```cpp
template <typename T, int V>
__device__ __forceinline__ void stencil_rows(const Grid& G, const StencilQ<T>& q, const T* __restrict__ x, long long g,
                                             const Vec<T, V>& xc, T (&acc)[V]) {
  const Coord c = coords(G, g);
#pragma unroll
  for (int k = 0; k < V; ++k) acc[k] = q.w0 * xc.v[k];
#pragma unroll
  for (int dir = 0; dir < 3; ++dir) {
    if (!(q.mask & (1 << dir))) continue;
    const long long st = G.st[dir];
    const int nd = (int)G.n[dir], cd = coord_of(c, dir);
    const Vec<T, V> xm = ldv_u<T, V>(x + g - st), xp = ldv_u<T, V>(x + g + st);
#pragma unroll
    for (int k = 0; k < V; ++k) {
      const int ck = cd + (dir == 0 ? k : 0);
// ... 623 lines not shown
template <typename T, int V, int D>
__global__ __launch_bounds__(BLOCK) void k_cds_fused(long long N, const T* __restrict__ R, CdsArgs a, const T* __restrict__ r,
                                                     const T* __restrict__ p_old, T* __restrict__ p_new, T* __restrict__ Ap,
                                                     double* __restrict__ partials, CgState<T>* __restrict__ st,
                                                     CgState<T>* __restrict__ host, unsigned long long* ticket) {
  if (st->done) return;
  const double ss = block_sum_partials(partials + NB);
  const T rr = (T)ss;
  const T res = (T)sqrt(ss) / st->nr0;
  const bool conv = res <= st->tol;
  const T beta = rr / st->gamma;
  if (blockIdx.x == 0 && threadIdx.x == 0) {
    st->ss = ss;
    st->res_last = res;
    if (conv) {
      st->flag = 0;
      st->done = 1;
    } else {
      st->beta = beta;
    }
    st->rr = rr;
    *host = *st;
    publish_ticket(ticket, st->seq, st->iters, conv ? 1 : 0);
  }
  if (conv) return;
  const LoadFused<T, V> xl{r, p_old, beta};
  const long long nvec = N / V;
  double acc0 = 0;
  for (long long vi = (long long)blockIdx.x * BLOCK + threadIdx.x; vi < nvec; vi += (long long)gridDim.x * BLOCK) {
    const long long row = vi * V;
    T s[V];
    cds_rows<T, V, D>(N, R, a, xl, row, s);
    const Vec<T, V> pv = xl(row);
    Vec<T, V> o;
#pragma unroll
    for (int k = 0; k < V; ++k) {
      o.v[k] = s[k];
      acc0 += (double)pv.v[k] * (double)s[k];
    }
    stv<T, V>(p_new + row, pv);
    stv_nt<T, V>(Ap + row, o);
  }
  double acc[1] = {acc0};
  block_reduce_store<1>(acc, partials, 0);
}
template <typename T>
void K<T>::spmv_fused(hipStream_t s, long long N, const T* R, const CdsArgs& a, const T* r, const T* p_old, T* p_new, T* Ap,
                      double* partials, CgState<T>* st, CgState<T>* host, unsigned long long* ticket) {
  if (a.d < 1 || a.d > MAXD) throw std::runtime_error("cds: band count out of range");
  int read_bands = a.d;
  if (a.sym) { read_bands = 0; for (int b = 0; b < a.d; ++b) read_bands += a.off[b] >= 0 ? 1 : 0; }
  if (a.qtab) read_bands = 0;
  ObsScope obs(KID_CDS_FUSED, s, (a.d + 4.0) * (double)N * sizeof(T), (read_bands + 4.0) * (double)N * sizeof(T));
  if (try_march<T, 3>(s, N, 0, N, R, a, r, Ap, p_old, p_new, nullptr, partials, nullptr, st, host, ticket)) {
    obs.route((a.qtab ? RT_CDS_MARCH_TABLE : RT_CDS_MARCH_BANDS) + 3);
    SIPX_HIP(hipGetLastError());
    return;
  }
  if (a.qtab) throw std::runtime_error("internal: Q's class table is in use but the z-marching product does not apply");
  obs.route(RT_CDS_FUSED_FLAT);
#define SIPX_CDSF(V, D) \
  hipLaunchKernelGGL((k_cds_fused<T, V, D>), dim3(fit_grid(N / V, SIPX_CG_GRID)), dim3(BLOCK), 0, s, N, R, a, r, p_old, p_new, Ap, partials, st, host, ticket)
  constexpr int VW = sizeof(T) == 8 ? SIPX_F64_VEC : 4;
  if (N % 4 == 0) {
    switch (a.d) {
      case 1: SIPX_CDSF(VW, 1); break;
      case 3: SIPX_CDSF(VW, 3); break;
      case 5: SIPX_CDSF(VW, 5); break;
      case 7: SIPX_CDSF(VW, 7); break;
      default: SIPX_CDSF(VW, 0); break;
    }
  } else {
    SIPX_CDSF(1, 0);
  }
#undef SIPX_CDSF
  SIPX_HIP(hipGetLastError());
}

__global__ __launch_bounds__(BLOCK) void k_fin_sum(const double* __restrict__ partials, double* __restrict__ out_dev,
                                                   double* __restrict__ out_host, unsigned* __restrict__ ticket,
                                                   unsigned long long* __restrict__ word, unsigned long long seq) {
  const double s = block_sum_partials(partials + (long long)blockIdx.x * NB);
  if (threadIdx.x == 0) {
    if (out_dev) out_dev[blockIdx.x] = s;
    if (out_host) out_host[blockIdx.x] = s;
    if (word) {
      __threadfence_system();
      const unsigned t = __hip_atomic_fetch_add(ticket, 1u, __ATOMIC_ACQ_REL, __HIP_MEMORY_SCOPE_AGENT);
      if (t == gridDim.x - 1) {
        __hip_atomic_store(ticket, 0u, __ATOMIC_RELAXED, __HIP_MEMORY_SCOPE_AGENT);
        __threadfence_system();
        __hip_atomic_store(word, seq, __ATOMIC_RELEASE, __HIP_MEMORY_SCOPE_SYSTEM);
      }
    }
  }
}
template <typename T>
void K<T>::fin_sum(hipStream_t s, const double* partials, int nslots, double* out_dev, double* out_host, unsigned* ticket,
                   unsigned long long* word, unsigned long long seq) {
  ObsScope obs(KID_FIN_SUM, s, (double)nslots * NB * sizeof(double));
  hipLaunchKernelGGL(k_fin_sum, dim3(nslots), dim3(BLOCK), 0, s, partials, out_dev, out_host, ticket, word, seq);
  SIPX_HIP(hipGetLastError());
}

__global__ __launch_bounds__(BLOCK) void k_copy_f64(const double* __restrict__ src, double* __restrict__ dst, int n) {
  for (int i = threadIdx.x; i < n; i += BLOCK) dst[i] = src[i];
}
template <typename T>
// ... 38 lines not shown
```

setintersectionprojection.jl_amd/csrc/sipx_common.h:

```cpp
#pragma once
#include <hip/hip_runtime.h>
#include <stdint.h>
#include <cstdio>

#include "env_knobs.h"

namespace sipx {

constexpr int BLOCK = 256;
constexpr int NB = 2048;
constexpr int NB_7 = 1792;
inline int fit_grid(long long nvec, int cap) {
  const long long need = (nvec + BLOCK - 1) / BLOCK;
  return (int)(need < 1 ? 1 : (need < cap ? need : cap));
}
template <typename... P>
inline bool aligned16(const P*... p) {
  return (((reinterpret_cast<uintptr_t>(p) & 15u) == 0) && ...);
}
inline int launch_blocks(int per_cu) {
  static const int cus = [] {
    int dev = 0, n = 0;
    if (hipGetDevice(&dev) != hipSuccess || hipDeviceGetAttribute(&n, hipDeviceAttributeMultiprocessorCount, dev) != hipSuccess || n <= 0)
      n = 256;
    return n;
  }();
  const int g = per_cu * cus;
  return g < 256 ? 256 : (g > NB_7 ? NB_7 : g);
}
constexpr int MAXD = 32;
constexpr int MAX_SETS = 16;
constexpr int QT_N = 4 * 27;
constexpr int YL_SLOTS = 13;
constexpr int L1_K = 8;
#define SIPX_SOLVE_SLOTS 64
#define SIPX_MAX_WORLD 64
constexpr int GATHER_HDR = 8;
constexpr int PREP_SLOTS = 3 + 2 * L1_K;
template <typename T>
constexpr int fast_hdr() { return ((PREP_SLOTS + 4) * 8 / (int)sizeof(T) + 3) / 4 * 4; }
constexpr int SAMPLE_BINS = 1024;
constexpr int SAMPLE_MBITS = 7;

enum KernelId {
  KID_CDS_SPMV = 0, KID_CDS_DOT, KID_CDS_RESID, KID_CDS_FUSED, KID_SQ_SPMV, KID_SQ_DOT, KID_SQ_RESID, KID_CG_BEGIN, KID_CG_XR, KID_CG_P,
  KID_Q_UPDATE, KID_FIN_SUM, KID_RHS, KID_YL, KID_YL_MULTI, KID_ADJ_NORM, KID_LOG3, KID_PASS_FIRST, KID_PASS_LEAN, KID_PASS_PROBE,
  KID_PASS_COMPACT, KID_PASS_DIST, KID_PASS_STORE, KID_PASS_MULTI, KID_SLOT_SUMS, KID_DECIDE, KID_SAMPLE, KID_L1_SOLVE, KID_GATHER,
  KID_PS_RESCALE, KID_CARD, KID_EXT, KID_BB_RULE, KID_OTHER, KID_MF_FWD, KID_MF_ADJ, KID_L21_NORMS, KID_L21_FRAMES, KID_L21_SCALE,
  KID_L21J_NORMS, KID_L21J_FINISH, KID_L21J_SCALE, KID_L21W_PASS, KID_L21W_SCALE, KID_COUNT
};
inline const char* kernel_name(int k) {
  static const char* const names[KID_COUNT] = {
      "k_cds<MODE=0>", "k_cds<MODE=1>", "k_cds<MODE=2>", "k_cds_fused", "k_sq<MODE=0>", "k_sq<MODE=1>", "k_sq<MODE=2>", "k_cg_begin",
      "k_cg_update_xr", "k_cg_update_p", "k_q_update", "k_fin_sum", "k_rhs", "k_yl", "k_yl_multi", "k_adj_norm", "k_log3",
      "k_pass<M_FIRST>", "k_pass<M_LEAN>", "k_pass<M_PROBE>", "k_pass<M_COMPACT>", "k_pass<M_DIST>", "k_pass<M_STORE>", "k_pass_multi",
      "k_slot_sums", "k_decide", "k_sample", "k_l1_solve", "k_gather_pack/unpack", "k_ps_rescale", "k_card_*", "ext_proj (library-backed)",
      "k_bb_rule", "other", "k_mf_fwd", "k_mf_adj", "k_l21_norms", "k_l21_frames", "k_l21_scale",
      "k_l21j_norms", "k_l21j_finish", "k_l21j_scale", "k_l21w_part", "k_l21w_scale"};
  return (k >= 0 && k < KID_COUNT) ? names[k] : "?";
}
enum RouteId {
  RT_CDS_MARCH_BANDS = 0,
  RT_CDS_MARCH_TABLE = 4,
  RT_CDS_FLAT = 8,
  RT_CDS_FUSED_FLAT = 11,
  RT_RHS_MARCH = 12,
  RT_RHS_FLAT = 13,
  RT_COUNT = 14
};
inline const char* route_name(int r) {
  static const char* const names[RT_COUNT] = {
      "k_cds_march<MODE=0>/bands", "k_cds_march<MODE=1>/bands", "k_cds_march<MODE=2>/bands", "k_cds_march<MODE=3>/bands",
      "k_cds_march<MODE=0>/table", "k_cds_march<MODE=1>/table", "k_cds_march<MODE=2>/table", "k_cds_march<MODE=3>/table",
      "k_cds<MODE=0>", "k_cds<MODE=1>", "k_cds<MODE=2>", "k_cds_fused", "k_rhs_march", "k_rhs"};
  return (r >= 0 && r < RT_COUNT) ? names[r] : "?";
}
struct LaunchObserver {
  void* user;
  void (*begin)(void* user, int kid, hipStream_t s, double bytes_survey, double bytes_moved);
  void (*end)(void* user, int kid, hipStream_t s);
  void (*route)(void* user, int route);
};
const LaunchObserver*& launch_observer();
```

· · · ·

> _WHAT THE EXERCISE ASKS_
For every line above that holds the word "MODE", report the whole line.

> _RESULT OF THIS TASK_
      "k_cds<MODE=0>", "k_cds<MODE=1>", "k_cds<MODE=2>", "k_cds_fused", "k_sq<MODE=0>", "k_sq<MODE=1>", "k_sq<MODE=2>", "k_cg_begin",
      "k_cds_march<MODE=0>/bands", "k_cds_march<MODE=1>/bands", "k_cds_march<MODE=2>/bands", "k_cds_march<MODE=3>/bands",
      "k_cds_march<MODE=0>/table", "k_cds_march<MODE=1>/table", "k_cds_march<MODE=2>/table", "k_cds_march<MODE=3>/table",
      "k_cds<MODE=0>", "k_cds<MODE=1>", "k_cds<MODE=2>", "k_cds_fused", "k_rhs_march", "k_rhs"};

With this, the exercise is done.